The supermarket in Zagreb already displays prices in both local kunas and euros. © Denis Lovrovic/AFP/Getty Images

Croatia has 27 billion euros in foreign exchange reserves – 40 percent of its gross domestic product – to cover this, he said, although joining the euro means “it won’t need anywhere near that.”

The benefits of the euro are “very visible in times of crisis”, Vujčić emphasized, referring to the recent pressure to sell in the Hungarian forint, the Polish zloty and the Czech krona. “They had to step in and raise interest rates significantly and their 10-year government bond yield is now 5 to 8.5 percent,” he said.

In contrast, Croatia’s 10-year bond yield was around 3.5 percent, lower than Italy and Greece and higher than Spain, although it has not yet joined the euro. “There is a lot of credibility,” said Vujčić, who will vote on ECB policy decisions from January after joining meetings as an observer.

Vujčić recalled how prices soared out of control in the former Yugoslavia and Croatia in the late 1980s and early 1990s, suggesting he take a hawkish stance to aggressively moderate inflation that has troubled European policymakers.

“I have seen the beast and I know how the beast behaves if it is not checked in the right way at the right time,” he said.

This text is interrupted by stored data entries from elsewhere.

// ... 521 lines not shown
      s_st.init(a.opt, t);
      s_t = (int32_t)t;
      s_ready = 1;
    }
    __syncthreads();
  }
  auto wait = [&]() {
    while (__hip_atomic_load(&s_ready, __ATOMIC_ACQUIRE, __HIP_MEMORY_SCOPE_WORKGROUP) == 0)
      __builtin_amdgcn_s_sleep(1);
  };
  const int blk = blockIdx.x;
  if (blk == 0 && tid == 0 && a.tl.rng_inc) *a.tl.rng_inc += 1;
  if (blk < a.nb_rows && a.windowed) {
    wait();
    const AdamStep st = s_st;
    window_rows<D>(blk, a.bt, a.T, a.tl, st, a.tl.lazy_consts ? a.tl.stamp : nullptr, s_t);
    return;
  }
  if (blk < a.nb_rows) {
    rows_body<D>(blk * GTR_BLOCK + tid, a.bt, a.T, a.tl.skeys, a.tl.svals, a.tl.dx0, a.tl.se, a.tl.coef_tgt,
                 a.tl.coef_neg, a.tl.table, a.tl.table_m, a.tl.table_v, nullptr, s_st,
                 a.tl.lazy_consts ? a.tl.stamp : nullptr, s_t, wait);
    return;
  }
  if (blk < a.nb_rows + a.nb_small) {
    const int sb = blk - a.nb_rows;
    small_body((int64_t)sb * GTR_BLOCK + tid, a.segs, a.nseg, a.bt.hdr, a.tl.flat, a.tl.flat_m, a.tl.flat_v, nullptr,
               s_st, wait);
    if (sb == 0 && a.tl.loss_part) {
      float acc = 0.0f;
      for (int q = tid; q < a.tl.loss_nparts; q += GTR_BLOCK)
        acc += a.tl.loss_part[(size_t)q * 2] + a.tl.loss_part[(size_t)q * 2 + 1];
      s_acc[tid] = acc;
      __syncthreads();
      if (tid == 0) {
        float t = 0.0f;
        for (int q = 0; q < GTR_BLOCK; ++q) t += s_acc[q];
        a.tl.loss_out[0] = t;
        if (a.tl.loss_acc) a.tl.loss_acc[0] += (double)t;
      }
    } else if (sb == 0 && a.tl.loss_acc && tid == 0) {
      a.tl.loss_acc[0] += (double)a.tl.loss_out[0];
    }
    return;
  }
  wait();
  const AdamStep st = s_st;
  sweep_body(blk - a.nb_rows - a.nb_small, a.nb_sweep, a.nvec, a.vpr_log2, a.tl.stamp, s_t,
             reinterpret_cast<float4*>(a.tl.table), reinterpret_cast<float4*>(a.tl.table_m),
             reinterpret_cast<float4*>(a.tl.table_v), st, a.vbegin);
}

#define GTR_TAILW_SEGS 16
#define GTR_WT_LIST 4352
struct TailWK {
  gtr_batch bt;
  gtr_tail tl;
  gtr_adam opt;
  int T, nb_rows, nb_wg, nb_small, njobs, D, nseg, P;
  int64_t stride;
  int small_total, pad0;
  uint32_t* cnt;
  gtr_segment segs[GTR_TAILW_SEGS];
  WJob jobs[GTR_MAX_WJOBS];
};

template <int D>
__global__ __launch_bounds__(GTR_BLOCK) void k_step_tail_wgrad(TailWK a) {
  __shared__ AdamStep s_st;
  __shared__ int32_t s_t;
  __shared__ float s_acc[GTR_BLOCK];
  __shared__ uint32_t s_list[GTR_WT_LIST];
  __shared__ int s_n;
  __shared__ int s_flag;
  const int tid = threadIdx.x;
  if (tid == 0) {
    const int64_t t = *a.opt.step_dev + a.opt.step_offset;
    s_st.init(a.opt, t);
    s_t = (int32_t)t;
    s_n = 0;
  }
  __syncthreads();
  const AdamStep st = s_st;
  int blk = blockIdx.x;
  if (blk == 0 && tid == 0 && a.tl.rng_inc) *a.tl.rng_inc += 1;
  if (blk < a.nb_wg) {
    int jid = 0;
    while (jid + 1 < a.njobs && blk >= a.jobs[jid + 1].blk0) ++jid;
    const WJob& J = a.jobs[jid];
    const int local = blk - J.blk0;
    const int tile = local / a.P, p = local - tile * a.P;
    const int N = a.bt.hdr[0];
    const int per = (N + a.P - 1) / a.P;
    const int t0 = p * per, t1 = min(N, t0 + per);
    const int64_t so = (int64_t)p * a.stride;
    auto rec = [&](uint32_t code) { s_list[atomicAdd(&s_n, 1)] = code; };
    auto emit = [&](int which, int64_t idx, float v) {
      if (which == 0) J.outW[so + idx] = v;
      else J.outB[so + idx] = v;
      rec(((uint32_t)which << 30) | (uint32_t)idx);
    };
    auto emit4 = [&](int64_t idx, float4 v) {
      *reinterpret_cast<float4*>(J.outW + so + idx) = v;
      rec((2u << 30) | (uint32_t)idx);
    };
    if (J.mfma == 1) wgrad_tile_mfma<false>(J, tile, t0, t1, emit, emit4);
    else if (J.mfma == 2) wgrad_tile_mfma<true>(J, tile, t0, t1, emit, emit4);
    else wgrad_tile(J, tile, t0, t1, a.D, emit);
    if (!arrive_last(a.cnt + J.tile0 + tile, (uint32_t)a.P, &s_flag)) return;
    const int n = s_n;
    float* P = a.tl.flat;
    float* M = a.tl.flat_m;
    float* V = a.tl.flat_v;
    for (int k = tid; k < n; k += GTR_BLOCK) {
      const uint32_t code = s_list[k];
      const uint32_t kind = code >> 30;
      const int64_t idx = code & 0x3FFFFFFFu;
      const float* src = kind == 1 ? J.outB : J.outW;
      const int64_t f0 = kind == 1 ? J.fB : J.fW;
      const int cnt = kind == 2 ? 4 : 1;
      for (int c = 0; c < cnt; ++c) {
        float g = 0.0f;
        for (int q = 0; q < a.P; ++q) g += src[(int64_t)q * a.stride + idx + c];
        const int64_t e = f0 + idx + c;
        float pv = P[e], mv = M[e], vv = V[e];
        st.apply(pv, mv, vv, g);
        P[e] = pv;
        M[e] = mv;
        V[e] = vv;
      }
    }
    if (tid == 0) reset_counter(a.cnt + J.tile0 + tile);
    return;
  }
  blk -= a.nb_wg;
  if (blk < a.nb_rows) {
    rows_body<D>(blk * GTR_BLOCK + tid, a.bt, a.T, a.tl.skeys, a.tl.svals, a.tl.dx0, a.tl.se, a.tl.coef_tgt,
                 a.tl.coef_neg, a.tl.table, a.tl.table_m, a.tl.table_v, nullptr, st,
                 a.tl.lazy_consts ? a.tl.stamp : nullptr, s_t);
    return;
  }
  blk -= a.nb_rows;
  if (blk < a.nb_small) {
    int64_t i = (int64_t)blk * GTR_BLOCK + tid;
    if (i < a.small_total) {
      int sg = 0;
      while (i >= a.segs[sg].len) { i -= a.segs[sg].len; ++sg; }
      const gtr_segment& S = a.segs[sg];
      float g = 0.0f;
      for (int q = 0; q < S.nparts; ++q) g += S.src[(int64_t)q * S.pstride + i];
      const int64_t e = S.begin + i;
      float pv = a.tl.flat[e], mv = a.tl.flat_m[e], vv = a.tl.flat_v[e];
      st.apply(pv, mv, vv, g);
      a.tl.flat[e] = pv;
      a.tl.flat_m[e] = mv;
      a.tl.flat_v[e] = vv;
    }
    if (blk == 0 && a.tl.loss_part) {
      float acc = 0.0f;
      for (int q = tid; q < a.tl.loss_nparts; q += GTR_BLOCK)
        acc += a.tl.loss_part[(size_t)q * 2] + a.tl.loss_part[(size_t)q * 2 + 1];
      s_acc[tid] = acc;
      __syncthreads();
      if (tid == 0) {
        float t = 0.0f;
        for (int q = 0; q < GTR_BLOCK; ++q) t += s_acc[q];
        a.tl.loss_out[0] = t;
        if (a.tl.loss_acc) a.tl.loss_acc[0] += (double)t;
      }
    } else if (blk == 0 && a.tl.loss_acc && tid == 0) {
      a.tl.loss_acc[0] += (double)a.tl.loss_out[0];
    }
  }
}

template <int D>
__global__ __launch_bounds__(GTR_BLOCK) void k_scatter_rows(gtr_batch bt, int mode, const float* src,
                                                            const float* coef_tgt, const float* coef_neg,
                                                            float* dense) {
  constexpr int VPL = D >= 64 ? D / 64 : 1;
  const int lane = threadIdx.x & 63, wave = threadIdx.x >> 6;
  const int r = blockIdx.x * GTR_WAVES + wave;
  const int d0 = lane * VPL;
  if (d0 >= D) return;
  const int N = bt.hdr[0], B = bt.hdr[1];
  int key;
  const float* s;
  float c;
  if (mode == 0) {
    if (r >= N) return;
    key = bt.node_item[r];
    s = src + (size_t)r * D;
    c = 1.0f;
  } else {
    if (r >= B * (1 + bt.n_neg)) return;
    if (r < B) {
      key = bt.target[r];
      s = src + (size_t)r * D;
      c = coef_tgt[r];
    } else {
      const int q = r - B;
      key = bt.negatives[q];
      s = src + (size_t)(q / bt.n_neg) * D;
      c = coef_neg[q];
    }
// ... 898 lines not shown
#define GTR_TAIL(DD) if (k.windowed) hipLaunchKernelGGL((k_step_tail<DD, false>), dim3(grid), dim3(GTR_BLOCK), 0, s, k); \
  else hipLaunchKernelGGL((k_step_tail<DD, true>), dim3(grid), dim3(GTR_TAIL_BLOCK), 0, s, k)
    case 32: GTR_TAIL(32); break;
    case 64: GTR_TAIL(64); break;
    case 128: GTR_TAIL(128); break;
    default: GTR_TAIL(256); break;
#undef GTR_TAIL
  }
  GTR_HIP_CHECK_LAUNCH();
  return GTR_OK;
}

int gtr_step_tail_wgrad(const gtr_config* cfg, const gtr_batch* bt, const gtr_layer* layers, const float* pe_tab,
                        float* const* layer_slab, float* pe_slab, int n_chunks, int64_t slab_stride,
                        const int64_t* layer_flat, const int64_t* pe_flat, int num_items, const gtr_tail* tail,
                        const gtr_segment* segs, int nseg, const gtr_adam* opt, uint32_t* tile_cnt, int tile_cnt_len,
                        gtr_stream_t stream) {
  if (!cfg || !bt || !layers || !layer_slab || !layer_flat || !tail || !opt || !opt->step_dev || num_items <= 0 ||
      nseg < 0 || nseg > GTR_TAILW_SEGS || (nseg > 0 && !segs) || !dim_ok(cfg->dim) || n_chunks <= 0 ||
      !tile_cnt || 3 * cfg->num_layers + 1 > GTR_MAX_WJOBS) {
    set_error("gtr_step_tail_wgrad: bad arguments");
    return GTR_E_ARG;
  }
  const gtr_tail& t = *tail;
  const int D = cfg->dim;
  const int m_cap = bt->n_cap + bt->b_cap * (1 + bt->n_neg);
  if (m_cap > GTR_BEGIN_MCAP) {
    set_error("gtr_step_tail_wgrad: batch too large (m_cap %d > %d): use gtr_wgrad + gtr_step_tail", m_cap,
              GTR_BEGIN_MCAP);
    return GTR_E_ARG;
  }
  if (!t.lazy_consts && t.sweep_from < num_items) {
    set_error("gtr_step_tail_wgrad: the untouched-row sweep must run in the chain (sweep_from == num_items)");
    return GTR_E_ARG;
  }
  if (!t.skeys || !t.svals || !t.dx0 || !t.se || !t.coef_tgt || !t.coef_neg || !t.table || !t.table_m ||
      !t.table_v || !t.stamp || !t.flat || !t.flat_m || !t.flat_v || (t.loss_part && (!t.loss_out || t.loss_nparts < 0))) {
    set_error("gtr_step_tail_wgrad: missing buffers");
    return GTR_E_ARG;
  }
  TailWK k{};
  k.bt = *bt;
  k.tl = t;
  k.opt = *opt;
  k.T = num_items;
  k.D = D;
  k.P = n_chunks;
  k.stride = slab_stride;
  k.cnt = tile_cnt;
  const char* wm = getenv("GTR_WGRAD");
  bool mfma = (bt->n_cap + n_chunks - 1) / n_chunks >= GTR_WGRAD_MFMA_ROWS;
  if (wm && !strcmp(wm, "mfma")) mfma = true;
  if (wm && !strcmp(wm, "valu")) mfma = false;
  if (slab_stride % 4) mfma = false;
  for (int l = 0; l < cfg->num_layers; ++l)
    if (reinterpret_cast<uintptr_t>(layer_slab[l]) % 16) mfma = false;
  int nj = 0, wblocks = 0;
  const int rc = build_wjobs(cfg, bt, layers, t.dx0, pe_tab, layer_slab, pe_slab, layer_flat, pe_flat, n_chunks, 0,
                             cfg->num_layers, k.jobs, nj, wblocks, mfma);
  if (rc) return rc;
  int tiles = 0;
  for (int i = 0; i < nj; ++i) {
    k.jobs[i].tile0 = tiles;
    tiles += k.jobs[i].nt;
    if (k.jobs[i].fW < 0 && k.jobs[i].fB < 0) { set_error("gtr_step_tail_wgrad: a job without flat offsets"); return GTR_E_ARG; }
  }
  if (tiles > tile_cnt_len) {
    set_error("gtr_step_tail_wgrad: %d tile counters needed, %d given", tiles, tile_cnt_len);
    return GTR_E_ARG;
  }
  k.njobs = nj;
  k.nb_wg = wblocks;
  k.nb_rows = (int)(((int64_t)m_cap * (D / 4) + GTR_BLOCK - 1) / GTR_BLOCK);
  int64_t tot = 0;
  for (int i = 0; i < nseg; ++i) {
    if (segs[i].live_groups) { set_error("gtr_step_tail_wgrad: folded (per row group) weight gradients"); return GTR_E_ARG; }
    k.segs[i] = segs[i];
    tot += segs[i].len;
  }
  k.nseg = nseg;
  k.small_total = (int)tot;
  k.nb_small = (int)((tot + GTR_BLOCK - 1) / GTR_BLOCK);
  if (k.nb_small == 0 && (t.loss_part || t.loss_acc)) k.nb_small = 1;
  const int grid = k.nb_wg + k.nb_rows + k.nb_small;
  hipStream_t s = (hipStream_t)stream;
  switch (D) {
    case 32: hipLaunchKernelGGL(k_step_tail_wgrad<32>, dim3(grid), dim3(GTR_BLOCK), 0, s, k); break;
    case 64: hipLaunchKernelGGL(k_step_tail_wgrad<64>, dim3(grid), dim3(GTR_BLOCK), 0, s, k); break;
    case 128: hipLaunchKernelGGL(k_step_tail_wgrad<128>, dim3(grid), dim3(GTR_BLOCK), 0, s, k); break;
    default: hipLaunchKernelGGL(k_step_tail_wgrad<256>, dim3(grid), dim3(GTR_BLOCK), 0, s, k); break;
  }
  GTR_HIP_CHECK_LAUNCH();
  return GTR_OK;
}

He acknowledged the risk that Croatian consumers will blame for bringing the euro because of high inflation, which last month hit 13.5 percent. Yet, on average, countries that have used the euro have experienced only 0.2 to 0.4 percent of inflation, even in periods of low inflation.

To improve price transparency, Croatian shops have had to display the cost of goods in both kunas and euros since September and will continue to do so until the end of 2023. to raise prices.

“The offer comes at a time when inflation is already high, so the first point is that Croatian consumers are very interested in the price,” said Michał Seńczuk, chief executive of Studenac, one of the main Croatian grocery stores. “That makes it difficult for any retailer to impose unfair price increases because, if you do, customers will go to your competitors.”

The change has been a logistical challenge for retailers and authorities. Studenac had to print and display new price labels for 5mn, while his staff had to explain to confused customers that they cannot accept euros until January 1, after which both currencies will be used the same for two weeks.

Seńczuk predicted that as well as boosting tourism, having the euro would make Croatia “more attractive to foreign buyers looking for second homes, maybe for summer vacations or the mild winters we have here.”

However, the central bank has brought in the army to keep and guard the 40 percent kuna that is expected to be exchanged for euros.

“That’s almost the weight of the Eiffel Tower,” said Vujčić. “We will sell it as metal after three years and then the army can put tanks or armored vehicles [back] in storage.”